CONTABILIDADE IRREGULAR

* Promotoria de Fundações e Entidades Sociais rejeitou as prestações de quatro anos – 2004 a 2007

* Entidade é investigada por desvio de patrocínio da Petrobras de R$ 1,3 milhão para o Sistema Mirante e empresas ‘fantasmas’

POR OSWALDO VIVIANI

A Fundação José Sarney - entidade privada criada pelo presidente do Senado, José Sarney (PMDB-AP), para manter um museu com o acervo do período em que foi presidente da República e para ser seu futuro mausoléu – teve suas prestações de contas de quatro anos – 2004, 2005, 2006 e 2007 – reprovadas pelo Ministério Público Estadual (MPE). A rejeição, publicada na segunda-feira, 27, no Diário da Justiça, foi assinada pela promotora Sandra Lúcia Mendes Alves Elouf, da Promotoria de Fundações e Entidades de Interesse Social (PFEIS). O MPE não especifica na publicação as irregularidades contábeis encontradas pelos analistas fiscais.

A fundação é investigada pelo Ministério Público Federal (MPF) e pela Controladoria Geral da União (CGU) por desvio de verba de patrocínio, entre outros ilícitos. Em julho, o jornal O Estado de S. Paulo denunciou que a entidade desviou para empresas ‘fantasmas’ e outras da família do próprio senador dinheiro da Petrobras repassado para um projeto cultural que nunca saiu do papel.

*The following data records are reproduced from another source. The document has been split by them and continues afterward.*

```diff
@@ -238,6 +252,7 @@
     if (m->wg_used) VD_TRY(join_stream(m, m->s_wg, s));
     m->wg_active = m->wg_used = false;
     VD_PROBE_REC(4, s);
+    m->chain_step = true;
     return VD_OK;
   }
   int retrieve(vd_model* m, BatchSlot& b) override {
@@ -301,7 +316,7 @@
     }
     OptionCache& oc = m->ocache;
     const int N = b.q.N, O = m->p.numOptions, NOfull = N * O, To = b.opt.T;
-    const long H = m->p.rnnHiddenSize, E = m->p.embedSize, V = m->p.vocabSize;
+    const long H = m->p.rnnHiddenSize, E = m->p.embedSize;
     hipStream_t s = m->s_main;
     hipStream_t sd = side_stream(m, s);
     if (b.cache_stamp != oc.stamp) {
@@ -334,11 +349,10 @@
     if (U > 0) {
       VdRange r("disc: option LSTM forward (state only, cache misses)");
       float *table, *h, *c;
-      VD_TRY(ws_get(m, "opt.table", (size_t)(V + 1) * 4 * H, &table));
+      VD_TRY(option_table(m, s, false, &table, nullptr));
       VD_TRY(ws_get(m, "opt.h2", (size_t)2 * U * H, &h));
       VD_TRY(ws_get(m, "opt.c2", (size_t)2 * U * H, &c));
       float* Wopt = Wp(m, "opt.W");
-      VD_TRY(vd_gemm_nn(Wp(m, "embed"), E, Wopt, 4 * H, Wp(m, "opt.b"), table, 4 * H, (int)V + 1, (int)(4 * H), (int)E, 0, s));
       VD_TRY(vd_lstm_forward(table, 0, 4 * H, b.opt.tok, nullptr, Wopt + E * 4 * H, nullptr, nullptr, nullptr, h, c, To, U, (int)H,
                              m->flags | VD_FLAG_STATE_ONLY, s));
       VD_HIP(hipMemcpyAsync(oc.table + count * H, h + (long)((To - 1) & 1) * U * H, (size_t)U * H * sizeof(float), hipMemcpyDeviceToDevice, s));
diff --git a/visdial_amd/csrc/runtime.hip b/visdial_amd/csrc/runtime.hip
--- a/visdial_amd/csrc/runtime.hip
+++ b/visdial_amd/csrc/runtime.hip
@@ -304,6 +304,7 @@
     off += (m->spec[i].numel() + 3) / 4 * 4;
   }
   m->numel = off;
+  m->ver.init(m->spec.size());
   auto fail = [&](int rc) {
     vd_model_destroy(m);
     return rc;
@@ -390,6 +391,8 @@
 int vd_model_flat_pointers(vd_model* m, float** W, float** dW, float** adam_m, float** adam_v) {
   VD_CHECK_ARG(m, "vd_model_flat_pointers: null model");
   m->ocache.flush();
+  mark_all_written(m);
+  if (dW) m->host_grads = true;
   if (W) *W = m->W;
   if (dW) *dW = m->G;
   if (adam_m) *adam_m = m->M;
@@ -408,6 +411,7 @@
 }
 int vd_model_wait_encoder_grads(vd_model* m, void* stream) {
   VD_CHECK_ARG(m && m->enc_grads_recorded, "vd_model_wait_encoder_grads: no backward pass has been enqueued");
+  m->grads_reduced = true;
   VD_HIP(hipStreamWaitEvent((hipStream_t)stream, m->ev_enc_grads, 0));
   return VD_OK;
 }
@@ -436,6 +440,7 @@
     }
   }
   VD_HIP(hipMemcpy(m->W, host.data(), host.size() * sizeof(float), hipMemcpyHostToDevice));
+  mark_all_written(m);
   m->ocache.flush();
   return VD_OK;
 }
@@ -568,6 +573,7 @@
   VD_CHECK_ARG(n == t.numel(), "vd_model_set_tensor: '%s' holds %ld values, got %ld", name, t.numel(), (long)n);
   VD_HIP(hipStreamSynchronize(m->s_main));
   VD_HIP(hipMemcpy(m->W + t.off, host, n * sizeof(float), hipMemcpyHostToDevice));
+  mark_written(m, t.off, t.off + t.numel());
   m->ocache.flush();
   return VD_OK;
 }
@@ -590,6 +596,7 @@
   VD_CHECK_ARG(m, "vd_model_set_training: null model");
   m->training = on != 0;
   if (on) m->ocache.flush();
+  if (on) mark_all_written(m);
   return VD_OK;
 }
 
@@ -740,6 +747,7 @@
   hipStream_t s = m->s_main;
   VD_HIP(hipStreamWaitEvent(s, b.ready, 0));
   if (zero_grads) VD_TRY(vd_memset(m->G, 0, m->numel * 4, s));
+  m->chain_step = m->grads_reduced = false;
   VD_TRY(vd_memset(Wp(m, "embed"), 0, (long)m->p.embedSize * 4, s));
   b.used = true;
   *out = &b;
@@ -829,15 +837,43 @@
   const double t = m->adam_t;
   const float step = (float)(m->lr * sqrt(1.0 - pow(0.999, t)) / (1.0 - pow(0.9, t)));
   const float clip_norm = (float)m->sw.grad_clip_norm, decay = (float)(m->lr * m->sw.weight_decay);
-  if (clip_norm > 0.f || decay > 0.f) {
+  const vdstamp::StepFacts facts{m->streams && m->s_side != nullptr, m->chain_step, clip_norm > 0.f, m->grads_reduced, m->host_grads,
+                                 (m->flags & VD_FLAG_BF16) != 0};
+  m->chain_step = m->grads_reduced = false;
+  if (vdstamp::can_slice(facts)) {
+    const long E = m->p.embedSize, H = m->p.rnnHiddenSize;
+    const vdstamp::SlicePlan plan = vdstamp::slice_plan(m->spec[m->index.at("opt.W")].off, E, H, m->spec[m->index.at("opt.b")].off, m->numel);
+    auto slice = [&](vdstamp::Range r, hipStream_t s) -> int {
+      if (decay > 0.f)
+        VD_TRY(vd_clip_decay_adam_p(m->W + r.lo, m->G + r.lo, m->M + r.lo, m->V + r.lo, r.n(), gscale, 5.0f, 0.9f, 0.999f, 1e-8f, step, nullptr, decay, s));
+      else
+        VD_TRY(vd_clamp_adam(m->W + r.lo, m->G + r.lo, m->M + r.lo, m->V + r.lo, r.n(), gscale, 5.0f, 0.9f, 0.999f, 1e-8f, step, s));
+      mark_written(m, r.lo, r.hi);
+      return VD_OK;
+    };
+    hipStream_t sd = m->s_side;
+    VD_HIP(hipStreamWaitEvent(sd, m->ev_enc_grads, 0));
+    VD_TRY(slice(plan.side[0], sd));
+    VD_TRY(slice(plan.side[1], sd));
+    float *table, *pad;
+    VD_TRY(ws_get(m, "upd.pad_row", (size_t)E, &pad));
+    VD_HIP(hipMemcpyAsync(pad, Wp(m, "embed"), (size_t)E * 4, hipMemcpyDeviceToDevice, sd));
+    VD_TRY(vd_memset(Wp(m, "embed"), 0, E * 4, sd));
+    VD_TRY(option_table(m, sd, false, &table, nullptr));
+    VD_HIP(hipMemcpyAsync(Wp(m, "embed"), pad, (size_t)E * 4, hipMemcpyDeviceToDevice, sd));
+    VD_TRY(slice(plan.main, m->s_main));
+    VD_TRY(join_stream(m, sd, m->s_main));
+  } else if (clip_norm > 0.f || decay > 0.f) {
     float* work = nullptr;
     if (clip_norm > 0.f) {
       VD_TRY(ws_get(m, "upd.clip_work", (size_t)vd_clip_work_floats(), &work));
       VD_TRY(vd_grad_clip_scale_p(m->G, m->numel, gscale, clip_norm, work, m->s_main));
     }
     VD_TRY(vd_clip_decay_adam_p(m->W, m->G, m->M, m->V, m->numel, gscale, 5.0f, 0.9f, 0.999f, 1e-8f, step, work, decay, m->s_main));
+    mark_all_written(m);
   } else {
     VD_TRY(vd_clamp_adam(m->W, m->G, m->M, m->V, m->numel, gscale, 5.0f, 0.9f, 0.999f, 1e-8f, step, m->s_main));
+    mark_all_written(m);
   }
   VD_HIP(hipEventRecord(m->ev_updated, m->s_main));
   m->updated_recorded = true;
diff --git a/visdial_amd/native.py b/visdial_amd/native.py
--- a/visdial_amd/native.py
+++ b/visdial_amd/native.py
@@ -175,10 +175,10 @@
     def wrapperW(self):
         if self._W is None:
             import torch
-            ptrs = [C.c_void_p() for _ in range(4)]
-            call("vd_model_flat_pointers", self.h, *[C.byref(x) for x in ptrs])
+            ptr = C.c_void_p()
+            call("vd_model_flat_pointers", self.h, C.byref(ptr), None, None, None)
             n = int(_lib.load().vd_model_flat_size(self.h))
-            self._W = torch.as_tensor(_DevArray(ptrs[0].value, n), device='cuda')
+            self._W = torch.as_tensor(_DevArray(ptr.value, n), device='cuda')
         self.synchronize()
         return self._W
 
```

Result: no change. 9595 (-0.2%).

Convento das Mercês: patrimônio do Estado é usufruído pelo clã

Rejeição das contas da Fundação Sarney saiu no Diário da Justiça

Do total de R$ 1,3 milhão liberados pela estatal, pelo menos R$ 500 mil foram parar em contas de empresas prestadoras de serviço com endereços fictícios em São Luís e até em uma conta paralela que nada tem a ver com o projeto. Uma parcela do dinheiro, R$ 30 mil, foi para a TV Mirante e duas emissoras de rádio, a Mirante AM e a Mirante FM, de propriedade da família Sarney, a título de veiculação de comerciais sobre o projeto fictício.

A verba foi transferida em 2005, após ato solene com a participação de José Sarney e do presidente da Petrobrás, José Sérgio Gabrielli. A Petrobras repassou o dinheiro à Fundação Sarney pela Lei Rouanet, que garante incentivos fiscais às empresas que aceitam investir em projetos culturais.

O objetivo do patrocínio, que a fundação recebeu sem participar de concorrência pública, que a estatal faz para selecionar projetos, era digitalizar os documentos do museu.

Pela proposta original, que previa o cumprimento das metas até abril de 2007, computadores seriam instalados nos corredores do museu, sediado no centenário convento das Mercês, localizado no centro histórico de São Luís, para que os visitantes pudessem consultar online documentos como despachos assinados por Sarney na época em que ocupava o Palácio do Planalto. Até hoje, não há um único computador à disposição dos visitantes.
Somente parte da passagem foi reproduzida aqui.